* Activity
Go through the entries below and print, exactly, the lines starting at the one with "if (use) fp->last_path |= 8u;" and ending at the one with "ea.out_cap = fg->d_out.cap - 16;", keeping both ends and no others.

* Supplied data
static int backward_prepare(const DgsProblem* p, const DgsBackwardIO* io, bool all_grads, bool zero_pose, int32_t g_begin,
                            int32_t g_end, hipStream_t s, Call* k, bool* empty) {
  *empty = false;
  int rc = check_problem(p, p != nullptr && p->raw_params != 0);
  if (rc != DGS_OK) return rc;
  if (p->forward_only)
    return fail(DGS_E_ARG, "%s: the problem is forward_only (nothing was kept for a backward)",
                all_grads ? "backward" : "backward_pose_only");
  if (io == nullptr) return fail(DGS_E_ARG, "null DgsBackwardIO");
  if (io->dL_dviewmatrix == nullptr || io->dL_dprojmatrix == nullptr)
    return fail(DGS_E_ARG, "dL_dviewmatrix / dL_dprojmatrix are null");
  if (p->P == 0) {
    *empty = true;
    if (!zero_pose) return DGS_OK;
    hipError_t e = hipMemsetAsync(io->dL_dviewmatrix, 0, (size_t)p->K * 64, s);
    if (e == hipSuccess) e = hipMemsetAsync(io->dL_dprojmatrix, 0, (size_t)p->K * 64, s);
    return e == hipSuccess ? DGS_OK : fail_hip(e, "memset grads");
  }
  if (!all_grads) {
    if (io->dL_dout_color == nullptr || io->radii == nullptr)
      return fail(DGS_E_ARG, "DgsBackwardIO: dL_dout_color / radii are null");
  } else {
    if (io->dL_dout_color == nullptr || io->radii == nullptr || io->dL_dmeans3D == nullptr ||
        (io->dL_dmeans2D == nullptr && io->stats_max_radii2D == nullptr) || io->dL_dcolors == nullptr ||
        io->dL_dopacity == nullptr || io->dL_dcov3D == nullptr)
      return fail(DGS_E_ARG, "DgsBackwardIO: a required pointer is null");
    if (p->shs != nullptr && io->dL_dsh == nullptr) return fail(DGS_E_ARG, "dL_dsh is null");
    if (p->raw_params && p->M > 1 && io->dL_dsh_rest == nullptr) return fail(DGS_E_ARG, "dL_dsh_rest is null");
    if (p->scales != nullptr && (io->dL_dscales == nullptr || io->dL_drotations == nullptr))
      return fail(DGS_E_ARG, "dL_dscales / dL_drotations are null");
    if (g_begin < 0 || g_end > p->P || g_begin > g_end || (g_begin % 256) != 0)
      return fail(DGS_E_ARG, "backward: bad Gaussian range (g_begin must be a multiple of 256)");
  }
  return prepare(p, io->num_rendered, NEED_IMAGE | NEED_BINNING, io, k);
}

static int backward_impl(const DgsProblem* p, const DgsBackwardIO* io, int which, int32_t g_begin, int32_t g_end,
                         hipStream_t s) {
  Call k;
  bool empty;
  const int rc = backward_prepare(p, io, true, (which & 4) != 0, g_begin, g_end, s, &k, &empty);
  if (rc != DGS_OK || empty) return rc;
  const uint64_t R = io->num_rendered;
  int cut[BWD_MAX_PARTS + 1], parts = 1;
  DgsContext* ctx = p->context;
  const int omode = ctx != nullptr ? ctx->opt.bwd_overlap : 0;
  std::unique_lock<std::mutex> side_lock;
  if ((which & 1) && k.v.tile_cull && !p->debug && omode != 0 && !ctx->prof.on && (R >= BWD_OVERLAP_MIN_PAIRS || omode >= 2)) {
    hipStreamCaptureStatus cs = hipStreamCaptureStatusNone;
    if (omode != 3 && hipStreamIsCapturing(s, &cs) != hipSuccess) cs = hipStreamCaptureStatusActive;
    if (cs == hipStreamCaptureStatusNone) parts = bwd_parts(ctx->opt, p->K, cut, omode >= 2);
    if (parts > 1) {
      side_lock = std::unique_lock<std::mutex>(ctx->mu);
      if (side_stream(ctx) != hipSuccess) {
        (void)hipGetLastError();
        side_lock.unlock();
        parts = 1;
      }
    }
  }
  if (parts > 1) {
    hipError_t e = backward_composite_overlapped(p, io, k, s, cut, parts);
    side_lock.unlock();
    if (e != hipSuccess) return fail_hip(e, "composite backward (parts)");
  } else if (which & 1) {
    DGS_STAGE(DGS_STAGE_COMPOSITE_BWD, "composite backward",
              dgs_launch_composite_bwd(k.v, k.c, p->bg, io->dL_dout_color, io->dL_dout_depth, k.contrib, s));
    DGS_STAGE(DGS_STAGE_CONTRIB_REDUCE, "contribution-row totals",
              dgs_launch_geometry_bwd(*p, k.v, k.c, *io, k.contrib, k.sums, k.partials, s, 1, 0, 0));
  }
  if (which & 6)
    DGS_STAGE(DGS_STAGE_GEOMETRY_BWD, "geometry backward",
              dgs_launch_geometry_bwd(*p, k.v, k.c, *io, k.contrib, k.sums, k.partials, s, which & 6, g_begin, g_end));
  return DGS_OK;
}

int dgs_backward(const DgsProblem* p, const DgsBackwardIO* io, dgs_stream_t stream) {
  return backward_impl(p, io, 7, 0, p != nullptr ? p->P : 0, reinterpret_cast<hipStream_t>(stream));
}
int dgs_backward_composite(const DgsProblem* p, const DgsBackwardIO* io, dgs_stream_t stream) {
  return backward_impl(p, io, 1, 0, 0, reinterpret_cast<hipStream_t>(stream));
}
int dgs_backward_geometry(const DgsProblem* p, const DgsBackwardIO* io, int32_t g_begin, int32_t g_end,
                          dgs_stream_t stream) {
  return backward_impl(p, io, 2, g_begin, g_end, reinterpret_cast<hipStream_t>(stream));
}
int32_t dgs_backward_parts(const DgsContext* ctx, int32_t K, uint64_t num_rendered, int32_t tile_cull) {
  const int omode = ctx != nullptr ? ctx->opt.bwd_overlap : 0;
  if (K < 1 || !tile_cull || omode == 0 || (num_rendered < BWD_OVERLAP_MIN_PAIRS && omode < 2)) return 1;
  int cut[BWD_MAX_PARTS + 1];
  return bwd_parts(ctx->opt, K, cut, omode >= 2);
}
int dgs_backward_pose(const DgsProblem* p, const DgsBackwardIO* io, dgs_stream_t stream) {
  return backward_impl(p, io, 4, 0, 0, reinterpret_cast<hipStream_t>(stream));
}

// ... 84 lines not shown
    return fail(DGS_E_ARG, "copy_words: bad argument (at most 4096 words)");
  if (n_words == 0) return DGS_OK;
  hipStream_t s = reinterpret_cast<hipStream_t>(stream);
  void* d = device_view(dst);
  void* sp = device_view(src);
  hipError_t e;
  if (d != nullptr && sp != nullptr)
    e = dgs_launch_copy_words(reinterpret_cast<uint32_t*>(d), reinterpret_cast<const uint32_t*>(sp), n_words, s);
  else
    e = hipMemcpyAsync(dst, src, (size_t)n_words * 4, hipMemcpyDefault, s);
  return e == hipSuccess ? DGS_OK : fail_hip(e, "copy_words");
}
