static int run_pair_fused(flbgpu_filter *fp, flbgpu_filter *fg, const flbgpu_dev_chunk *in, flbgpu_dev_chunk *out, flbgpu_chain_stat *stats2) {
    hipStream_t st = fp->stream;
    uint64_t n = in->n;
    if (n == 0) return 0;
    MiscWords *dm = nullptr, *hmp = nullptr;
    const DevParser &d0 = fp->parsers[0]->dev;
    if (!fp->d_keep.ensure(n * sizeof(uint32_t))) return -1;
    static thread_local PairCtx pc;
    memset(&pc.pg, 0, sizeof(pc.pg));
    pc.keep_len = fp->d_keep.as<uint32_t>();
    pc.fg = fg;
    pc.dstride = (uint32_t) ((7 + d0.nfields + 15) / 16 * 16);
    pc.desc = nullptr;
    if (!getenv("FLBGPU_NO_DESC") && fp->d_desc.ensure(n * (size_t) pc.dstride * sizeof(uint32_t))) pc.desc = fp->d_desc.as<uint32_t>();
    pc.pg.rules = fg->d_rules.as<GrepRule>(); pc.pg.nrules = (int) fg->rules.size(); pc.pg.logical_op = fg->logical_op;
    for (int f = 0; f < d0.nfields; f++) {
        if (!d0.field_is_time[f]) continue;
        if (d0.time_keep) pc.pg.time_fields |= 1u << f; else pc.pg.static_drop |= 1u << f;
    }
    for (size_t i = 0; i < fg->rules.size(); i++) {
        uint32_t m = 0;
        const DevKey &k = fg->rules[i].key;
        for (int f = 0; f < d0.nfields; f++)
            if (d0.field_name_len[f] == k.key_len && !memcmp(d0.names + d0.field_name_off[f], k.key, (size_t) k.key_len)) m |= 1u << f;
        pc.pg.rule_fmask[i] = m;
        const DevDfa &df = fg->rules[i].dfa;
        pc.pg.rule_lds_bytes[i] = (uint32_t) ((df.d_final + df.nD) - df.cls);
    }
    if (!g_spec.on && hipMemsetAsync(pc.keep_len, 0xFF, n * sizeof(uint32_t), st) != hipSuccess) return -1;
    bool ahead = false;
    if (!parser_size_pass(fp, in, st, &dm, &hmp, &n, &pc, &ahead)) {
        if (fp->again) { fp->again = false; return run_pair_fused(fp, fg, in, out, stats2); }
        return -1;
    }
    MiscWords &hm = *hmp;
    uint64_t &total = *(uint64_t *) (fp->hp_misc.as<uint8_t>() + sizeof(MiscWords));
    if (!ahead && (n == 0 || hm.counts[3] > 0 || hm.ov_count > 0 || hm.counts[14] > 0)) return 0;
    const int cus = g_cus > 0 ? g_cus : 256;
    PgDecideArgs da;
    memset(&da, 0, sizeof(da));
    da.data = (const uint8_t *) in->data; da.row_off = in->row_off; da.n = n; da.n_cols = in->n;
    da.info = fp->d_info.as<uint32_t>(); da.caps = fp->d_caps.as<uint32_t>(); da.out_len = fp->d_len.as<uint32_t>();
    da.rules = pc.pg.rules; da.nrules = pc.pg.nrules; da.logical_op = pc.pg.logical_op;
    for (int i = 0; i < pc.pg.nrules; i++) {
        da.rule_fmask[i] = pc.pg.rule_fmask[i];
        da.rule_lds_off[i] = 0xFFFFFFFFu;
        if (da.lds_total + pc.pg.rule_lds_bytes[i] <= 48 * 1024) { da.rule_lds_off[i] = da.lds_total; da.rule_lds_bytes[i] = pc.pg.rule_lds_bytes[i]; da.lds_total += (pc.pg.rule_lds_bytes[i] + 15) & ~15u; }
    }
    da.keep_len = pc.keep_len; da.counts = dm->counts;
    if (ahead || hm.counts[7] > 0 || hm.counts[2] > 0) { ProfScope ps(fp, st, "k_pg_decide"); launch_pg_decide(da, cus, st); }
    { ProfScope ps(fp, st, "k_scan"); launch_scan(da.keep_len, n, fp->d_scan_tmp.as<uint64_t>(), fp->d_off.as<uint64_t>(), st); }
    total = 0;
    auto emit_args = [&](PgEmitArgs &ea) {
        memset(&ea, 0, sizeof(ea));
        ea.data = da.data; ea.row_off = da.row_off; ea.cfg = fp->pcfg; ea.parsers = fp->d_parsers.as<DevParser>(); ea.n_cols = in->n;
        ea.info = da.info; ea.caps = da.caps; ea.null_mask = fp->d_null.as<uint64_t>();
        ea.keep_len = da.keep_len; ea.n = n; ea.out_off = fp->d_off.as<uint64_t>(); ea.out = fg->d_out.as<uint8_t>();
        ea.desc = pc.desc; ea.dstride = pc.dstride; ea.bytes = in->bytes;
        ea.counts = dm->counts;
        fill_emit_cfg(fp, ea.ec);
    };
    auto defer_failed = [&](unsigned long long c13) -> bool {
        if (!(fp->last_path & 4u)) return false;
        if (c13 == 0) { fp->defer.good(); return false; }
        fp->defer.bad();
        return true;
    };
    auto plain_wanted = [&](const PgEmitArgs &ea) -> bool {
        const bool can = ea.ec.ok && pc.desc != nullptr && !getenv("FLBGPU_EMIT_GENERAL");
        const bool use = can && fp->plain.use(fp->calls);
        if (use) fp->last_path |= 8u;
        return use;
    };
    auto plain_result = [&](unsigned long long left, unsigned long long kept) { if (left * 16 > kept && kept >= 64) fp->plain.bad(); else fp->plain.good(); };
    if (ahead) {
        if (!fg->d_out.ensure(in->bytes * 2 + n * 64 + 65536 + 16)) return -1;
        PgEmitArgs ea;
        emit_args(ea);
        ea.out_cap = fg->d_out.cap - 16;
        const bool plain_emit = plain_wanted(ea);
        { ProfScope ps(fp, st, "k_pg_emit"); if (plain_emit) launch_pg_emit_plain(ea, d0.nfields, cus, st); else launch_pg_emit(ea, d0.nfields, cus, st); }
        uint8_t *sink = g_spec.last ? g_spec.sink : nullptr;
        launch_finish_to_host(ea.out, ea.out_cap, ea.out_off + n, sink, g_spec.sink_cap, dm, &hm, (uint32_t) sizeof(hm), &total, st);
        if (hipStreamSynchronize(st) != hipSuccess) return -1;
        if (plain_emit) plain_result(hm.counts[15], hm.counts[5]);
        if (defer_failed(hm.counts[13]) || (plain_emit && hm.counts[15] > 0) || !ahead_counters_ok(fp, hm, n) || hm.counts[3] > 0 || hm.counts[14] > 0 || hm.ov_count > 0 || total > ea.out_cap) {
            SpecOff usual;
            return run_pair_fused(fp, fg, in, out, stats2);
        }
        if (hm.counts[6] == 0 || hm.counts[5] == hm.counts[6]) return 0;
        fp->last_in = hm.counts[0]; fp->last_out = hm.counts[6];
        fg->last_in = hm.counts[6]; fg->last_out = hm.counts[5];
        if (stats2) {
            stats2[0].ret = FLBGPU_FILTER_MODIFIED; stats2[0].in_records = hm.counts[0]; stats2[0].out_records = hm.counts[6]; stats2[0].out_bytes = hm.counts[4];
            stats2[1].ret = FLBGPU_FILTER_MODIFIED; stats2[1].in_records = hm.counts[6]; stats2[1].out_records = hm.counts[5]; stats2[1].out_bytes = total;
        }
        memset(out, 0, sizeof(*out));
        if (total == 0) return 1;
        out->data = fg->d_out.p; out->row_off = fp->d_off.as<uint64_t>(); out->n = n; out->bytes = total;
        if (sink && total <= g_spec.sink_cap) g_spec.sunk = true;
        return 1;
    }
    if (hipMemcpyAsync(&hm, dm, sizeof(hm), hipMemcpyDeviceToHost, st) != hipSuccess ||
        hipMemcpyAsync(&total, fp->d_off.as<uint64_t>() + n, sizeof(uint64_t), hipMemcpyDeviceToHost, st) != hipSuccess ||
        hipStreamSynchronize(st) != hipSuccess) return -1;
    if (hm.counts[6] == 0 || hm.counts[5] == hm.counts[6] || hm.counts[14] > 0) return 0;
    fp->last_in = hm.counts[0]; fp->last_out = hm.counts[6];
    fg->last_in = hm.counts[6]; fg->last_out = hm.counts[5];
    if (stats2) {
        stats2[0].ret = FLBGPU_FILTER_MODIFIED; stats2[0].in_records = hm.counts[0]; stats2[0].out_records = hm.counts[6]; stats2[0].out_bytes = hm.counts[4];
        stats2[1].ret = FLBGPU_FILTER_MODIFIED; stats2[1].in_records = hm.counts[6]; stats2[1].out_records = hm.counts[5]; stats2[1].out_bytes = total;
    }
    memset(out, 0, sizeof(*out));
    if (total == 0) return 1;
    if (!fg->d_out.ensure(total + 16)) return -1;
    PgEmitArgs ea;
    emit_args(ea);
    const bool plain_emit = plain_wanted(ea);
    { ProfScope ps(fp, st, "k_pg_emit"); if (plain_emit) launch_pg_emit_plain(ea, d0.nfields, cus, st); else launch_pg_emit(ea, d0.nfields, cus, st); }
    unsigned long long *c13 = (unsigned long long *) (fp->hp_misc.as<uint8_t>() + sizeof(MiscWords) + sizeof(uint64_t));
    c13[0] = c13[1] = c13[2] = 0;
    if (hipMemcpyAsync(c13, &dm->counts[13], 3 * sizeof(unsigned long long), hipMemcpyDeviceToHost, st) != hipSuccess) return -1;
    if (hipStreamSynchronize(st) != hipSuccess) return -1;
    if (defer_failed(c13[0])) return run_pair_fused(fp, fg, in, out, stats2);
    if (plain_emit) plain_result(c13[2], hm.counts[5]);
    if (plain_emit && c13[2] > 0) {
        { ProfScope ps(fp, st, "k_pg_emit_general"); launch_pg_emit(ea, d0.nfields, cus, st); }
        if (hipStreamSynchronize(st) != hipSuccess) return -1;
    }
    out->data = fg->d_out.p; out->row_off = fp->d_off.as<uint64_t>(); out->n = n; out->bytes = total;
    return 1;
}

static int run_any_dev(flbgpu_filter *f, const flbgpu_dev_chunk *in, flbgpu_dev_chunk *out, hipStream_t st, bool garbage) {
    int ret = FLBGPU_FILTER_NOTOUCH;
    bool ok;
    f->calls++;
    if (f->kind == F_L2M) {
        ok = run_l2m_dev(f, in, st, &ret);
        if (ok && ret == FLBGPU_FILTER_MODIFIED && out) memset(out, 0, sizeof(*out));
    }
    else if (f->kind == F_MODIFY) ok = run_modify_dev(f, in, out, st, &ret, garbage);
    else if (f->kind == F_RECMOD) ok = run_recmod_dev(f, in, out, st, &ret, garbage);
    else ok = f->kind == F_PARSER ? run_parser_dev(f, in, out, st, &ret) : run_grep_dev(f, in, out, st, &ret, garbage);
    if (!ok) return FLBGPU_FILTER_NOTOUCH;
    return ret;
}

* Response for this exercise
        if (use) fp->last_path |= 8u;
        return use;
    };
    auto plain_result = [&](unsigned long long left, unsigned long long kept) { if (left * 16 > kept && kept >= 64) fp->plain.bad(); else fp->plain.good(); };
    if (ahead) {
        if (!fg->d_out.ensure(in->bytes * 2 + n * 64 + 65536 + 16)) return -1;
        PgEmitArgs ea;
        emit_args(ea);
        ea.out_cap = fg->d_out.cap - 16;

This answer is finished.